Sean Connery died in his sleep on October 31, 2020, after a period of illness. The Scottish-born actor was perhaps best known for playing Bond in the first film in that franchise, Dr. No, in 1962, and other movies in the series. The British Royal Navy veteran also took on many memorable roles in war and action movies including The Longest Day, A Bridge Too Far, The Hunt for Red October, and The Rock.

Other security services beyond the Israeli Air Force (IAF) also acknowledged Connery’s passing.  

The IAF’s Twitter post is certainly the most eye-catching, however.

“In 1967,” the accompanying text read, “Connery visited Israel and took this historic picture with then IAF Commander Maj. Gen. Moti Hod with the background of an Iraqi MiG-21, numbered ‘007’ after Bond. RIP.” 

It’s not exactly clear why Connery was in Israel, although the visit seems to have occurred in November 1967, after the Six-Day War fought in June between Israel and its Arab neighbors. 

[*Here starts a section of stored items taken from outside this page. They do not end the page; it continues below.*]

template <bool COUNT>
DEV MedStep medium_step(const DScene &sc, const DMedium m, const DRay &ray, float sample, uint32_t channel, bool want_albedo, Counters &cnt,
                        const SpecCtx &cx = SpecCtx()) {
    MedStep mi;
#if (MTS_TRAITS & MT_MEDIA) && MTS_SPEC_N == 3
    const bool m_homogeneous = false, m_pair = true, m_grey = true, m_spectral = true;
#elif MTS_TRAITS & MT_MEDIA
    const bool m_homogeneous = false, m_pair = false, m_grey = false, m_spectral = true;
#elif MTS_TRAITS & MT_HOMOG
    const bool m_homogeneous = true, m_pair = false, m_grey = m.grey != 0, m_spectral = m.has_spectral_extinction != 0;
#else
    const bool m_homogeneous = m.is_homogeneous != 0, m_pair = m.pair_grid != nullptr, m_grey = m.grey != 0, m_spectral = m.has_spectral_extinction != 0;
#endif
    bool active = true; float mint = 0.f, maxt = pm_inf();
    if (!m_homogeneous) {
        active = bbox_ray_intersect(m.aabb, ray, mint, maxt);
        active = active && (pm_isfinite(mint) || pm_isfinite(maxt));
        if (!active) { mint = 0.f; maxt = pm_inf(); }
    }
    mint = pm_max(ray.mint, mint);
    maxt = pm_min(ray.maxt, maxt);
    Spec combined = m_homogeneous ? volume_eval(cload(sc.volumes + m.sigma_t), ray.o MTS_CXI(m.sigma_t)) * m.scale : spec_s(m.max_density);
    float mext = pick(combined, channel);
// ... 431 lines not shown
        if (MODEK == 1 && p.mode == M_MAIN) return;
        const uint32_t max_depth = (uint32_t) sc.integrator.max_depth;
        const float u = p.rng.next_1d();
        MedStep mi;
        const SpecCtx cx = ctx(p); (void) cx;
        WATERFALL_BEGIN(p.medium, mu)
            mi = medium_step<COUNT>(sc, cload(sc.media + mu), p.ray, u, p.channel, MODEK == 0 ? true : (MODEK == 1 ? false : p.mode == M_MAIN), cnt MTS_CX);
        WATERFALL_END
        if (p.si.t < mi.t) mi.t = pm_inf();
        const MediumKind mk = { mi.info };
        const bool spectral = mk.spectral(), homogeneous = mk.homogeneous(), grey = mk.grey();
        const Spec sigma_n = homogeneous ? spec_s(0.f) : mi.combined - mi.sigma_t;
        const uint32_t channel = p.channel;
        const bool is_main = MODEK == 0 ? true : (MODEK == 1 ? false : p.mode == M_MAIN), is_nee = MODEK == 0 ? false : p.mode == M_NEE;
        const float remaining_dist = is_nee ? p.ray.maxt : pm_inf();
        Spec weight = is_main ? p.thr : p.trans;
        if (spectral) {
            float t = pm_min(mi.t, p.si.t);
            if (is_nee) t = pm_min(remaining_dist, t);
            t = t - mi.mint;
            const bool surface_first = p.si.t < mi.t || mi.t > remaining_dist;
            if (grey || !homogeneous) {
                float tr = pm_exp(-t * mi.combined.x);
                float tr_pdf = surface_first ? tr : tr * mi.combined.x;
                weight = weight * (tr_pdf > 0.f ? tr * pm_rcp(tr_pdf) : 0.f);
            } else {
                Spec tr = transmittance_exp(t, mi.combined);
                Spec free_flight_pdf = surface_first ? tr : tr * mi.combined;
                float tr_pdf = pick(free_flight_pdf, channel);
                weight = weight * (tr_pdf > 0.f ? tr / tr_pdf : spec_s(0.f));
            }
        }
        float u2 = 0.f;
        if (is_main) u2 = p.rng.next_1d();
        if (is_nee) {
            if (mi.t > remaining_dist && mi.t != pm_inf()) p.wa = p.wb;
            if (mi.t > remaining_dist) mi.t = pm_inf();
        }
        const bool valid = mi.t != pm_inf();
        if (!valid) {
            if (is_main) p.thr = weight; else p.trans = weight;
            p.st = S_SURF;
            return;
        }
        const bool real_scatter = is_main && !(u2 >= (grey ? div_by_invariant(mi.sigma_t.x, mi.combined.x, mi.inv_combined)
                                                                : div_by_invariant(pick(mi.sigma_t, channel), pick(mi.combined, channel), mi.inv_combined)));
        if (!real_scatter) {
            if (grey) {
                if (is_main) { if (spectral) weight = weight * ((sigma_n.x * mi.combined.x) * pm_rcp(sigma_n.x)); }
                else { if (spectral) weight = weight * sigma_n.x; else weight = weight * div_by_invariant(sigma_n.x, mi.combined.x, mi.inv_combined); }
            } else {
                if (is_main) { if (spectral) weight = weight * (sigma_n * pick(mi.combined, channel) / pick(sigma_n, channel)); }
                else { if (spectral) weight = weight * sigma_n; else weight = weight * div_by_invariant(sigma_n, mi.combined, mi.inv_combined); }
            }
            if (is_nee) p.wa += mi.t;
            p.ray.o = mi.p; p.ray.mint = 0.f; p.si.t = p.si.t - mi.t;
            p.st = S_TOP;
            if (is_main) p.thr = weight;
            else {
                p.trans = weight;
                if (!any_nonzero(weight)) {
                    if (DEFER) p.st = is_nee ? S_ENDNEE : S_ENDDIR0;
                    else if (is_nee) end_nee(p, e); else end_direct(p, e, spec_s(0.f), 0.f);
                }
            }
            return;
        }
        p.depth += 1;
        if (!(p.depth < max_depth)) { p.thr = weight; p.flags &= ~FL_ALIVE; p.st = S_TOP; return; }
        if (grey) {
            if (spectral) weight = weight * ((mi.sigma_s.x * mi.combined.x) * pm_rcp(mi.sigma_t.x));
            else weight = weight * (mi.sigma_s.x / mi.sigma_t.x);
        } else {
            if (spectral) weight = weight * (mi.sigma_s * pick(mi.combined, channel) / pick(mi.sigma_t, channel));
            else weight = weight * (mi.sigma_s / mi.sigma_t);
        }
        p.thr = weight;
        const bool sample_emitters = (mi.info & MI_SAMPLE_EMITTERS) != 0;
        p.flags |= FL_VALID_RAY;
        p.flags = sample_emitters ? (p.flags & ~FL_SPEC_CHAIN) : (p.flags | FL_SPEC_CHAIN);
        p.ray.o = mi.p;
        p.st = sample_emitters ? S_SCATTER : S_PHASE;
    }
    template <class E> DEV void blk_scatter(PathState &p, const E &e) const {
        if (p.st != S_SCATTER) return;
        p.st = S_PHASE;
        Spec emitter_val;
        const SpecCtx cx = ctx(p); (void) cx;
        DirSample ds = sample_emitter_direction(sc, p.ray.o, p.rng.next_2d(), false, emitter_val MTS_CX);
        if (ds.pdf == 0.f) return;
        float phase_val = 0.f;
        WATERFALL_BEGIN(p.medium, mu)
            phase_val = phase_eval<true>(sc, cload(sc.media + mu).phase, -p.ray.d, p.ray.o, ds.d MTS_CX);
        WATERFALL_END
        e.cold.put_spec(C_CW, p.thr * phase_val); e.cold.put_spec(C_EMIT, emitter_val);
        e.cold.put3(C_SO, p.ray.o); e.cold.put3(C_SD, p.ray.d); e.cold.f(C_SMED) = __int_as_float(p.medium);
        p.trans = spec_s(1.f); p.wa = 0.f; p.wb = ds.dist;
        p.ray = spawn_ray(p.ray.o, ds.d); p.ray.mint = 0.f;
        queue_intersection(p);
        p.flags |= FL_FROM_MEDIUM;
        p.mode = M_NEE; p.st = S_TOP;
    }
    template <class E> DEV void blk_wsurf(PathState &p, const E &e) const {
        if (p.st != S_SURF || p.mode == M_MAIN || (p.flags & FL_NEEDS_INT)) return;
        const bool hit = hit_valid(p.si);
        const bool is_nee = p.mode == M_NEE;
        if (is_nee) p.wa += p.si.t;
        int emitter = is_nee ? -1 : sc.environment;
        Surf sf; sf.wi = -p.ray.d; sf.sh.n = f3s(0.f); sf.n = f3s(0.f);
        Spec nt = spec_s(0.f); int is_tr = 0, ext = -1, inte = -1;
        if (hit) {
            WATERFALL_BEGIN(p.si.shape, su)
                const DShape s = cload(sc.shapes + su);
                if (!is_nee) emitter = s.emitter;
                nt = s.bsdf_type == MTS_BSDF_NULL ? spec_s(1.f) : spec_s(0.f);
                is_tr = s.is_medium_transition; ext = s.exterior; inte = s.interior;
                if (emitter >= 0) complete_surface(sc, s, p.si, p.ray.d, sf);
                else if (is_tr) sf.n = hit_geo_normal(sc, s, p.si);
            WATERFALL_END
        }
        if (emitter >= 0) {
            const F3 ref_p = e.cold.get3(C_SO);
            DirSample ds;
            ds.p = p.si.p; ds.n = sf.sh.n; ds.d = p.si.p - ref_p; ds.dist = norm(ds.d); ds.d = ds.d / ds.dist;
            if (!hit) ds.d = -sf.wi;
            ds.emitter = emitter; ds.pdf = 0.f; ds.delta = false;
            const SpecCtx cx = ctx(p); (void) cx;
            end_direct(p, e, emitter_eval(sc, emitter, sf.wi.z MTS_CX), pdf_emitter_direction(sc, ref_p, ds));
            return;
        }
        if (hit) {
            p.trans = p.trans * nt;
            p.ray = spawn_ray(p.si.p, p.ray.d);
            queue_intersection(p);
            if (is_tr) p.medium = dot(p.ray.d, sf.n) > 0 ? ext : inte;
        }
        if (hit && any_nonzero(p.trans)) p.st = S_TOP;
        else if (is_nee) end_nee(p, e);
        else end_direct(p, e, spec_s(0.f), 0.f);
    }
    template <class E> DEV void blk_surf(PathState &p, const E &e) const {
        if (p.st != S_SURF || p.mode != M_MAIN || (p.flags & FL_NEEDS_INT)) return;
        const uint32_t max_depth = (uint32_t) sc.integrator.max_depth;
        const bool hit = hit_valid(p.si);
        Surf sf; sf.wi = -p.ray.d; sf.n = f3s(0.f); sf.sh.s = sf.sh.t = sf.sh.n = f3s(0.f);
        int emitter = sc.environment, bsdf_id = 0;
        if (hit) {
            WATERFALL_BEGIN(p.si.shape, su)
                const DShape s = cload(sc.shapes + su);
                emitter = s.emitter; bsdf_id = s.bsdf;
                if (s.emitter >= 0 || (s.bsdf_flags & F_Smooth) != 0) complete_surface(sc, s, p.si, p.ray.d, sf);
            WATERFALL_END
        }
        const SpecCtx cx = ctx(p); (void) cx;
        if ((p.flags & FL_SPEC_CHAIN) && emitter >= 0) p.res = p.res + p.thr * emitter_eval(sc, emitter, sf.wi.z MTS_CX);
        if (!hit) { p.flags &= ~FL_ALIVE; p.st = S_TOP; return; }
        p.st = S_BSDF;
        bool active_e = false;
        WATERFALL_BEGIN(bsdf_id, bu)
            active_e = (cload(sc.bsdfs + bu).flags & F_Smooth) != 0 && (p.depth + 1 < max_depth);
        WATERFALL_END
        if (!active_e) return;
        Spec emitter_val;
        DirSample ds = sample_emitter_direction(sc, p.si.p, p.rng.next_2d(), false, emitter_val MTS_CX);
        if (ds.pdf == 0.f) return;
        F3 wo = to_local(sf.sh, ds.d);
// ... 239 lines not shown
        if (M & G_MAXT) p.ray.maxt = f(H_MAXT);
        if (M & G_SIT) p.si.t = f(H_SIT);
        if (M & G_SIX) { p.si.p = get3(H_SIX); p.si.uv.x = f(H_SIX + 3); p.si.uv.y = f(H_SIX + 4); p.si.shape = (int) u(H_SIX + 5); p.si.prim = (int) u(H_SIX + 6); }
        if (M & G_MED) p.medium = (int) u(H_MEDIUM);
        if (M & G_THR) p.thr = get_spec(H_THR);
        if (M & G_RES) p.res = get_spec(H_RES);
        if (M & G_ETA) p.eta = f(H_ETA);
        if (M & G_TRANS) p.trans = get_spec(H_TRANS);
        if (M & G_WA) p.wa = f(H_WA);
        if (M & G_WB) p.wb = f(H_WB);
#if MTS_SPEC_N != 3
        if (M & G_WL) p.wl = get_spec(H_WL);
#endif
    }
    DEV void store(const PathState &p, int cls) const { store_m<G_ALL>(p, cls); }
    DEV void load(PathState &p) const { load_m<G_ALL>(p); }
};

The most well-known part of the story begins with the Iraqi Air Force MiG-21F-13 Fishbed — among the very first production versions of this iconic Soviet-made jet — landing at Hatzor Air Base in central Israel, on August 16, 1966. At the controls was an Iraqi defector, Munir Redfa. When touching down in Israel, the jet still wore its Iraqi Air Force markings and carried the Arabic serial number “534” on its nose.

Redfa was an ethnic Assyrian and a Christian. As such, according to the Israeli official account, he saw no future for himself amid the religious and ethnic persecution that accompanied the increasingly turbulent Iraqi politics of the mid-1960s. Redfa, it is said, requested political asylum, and in return, Israel now had one of the most capable jet fighters flown by its adversaries in its possession. 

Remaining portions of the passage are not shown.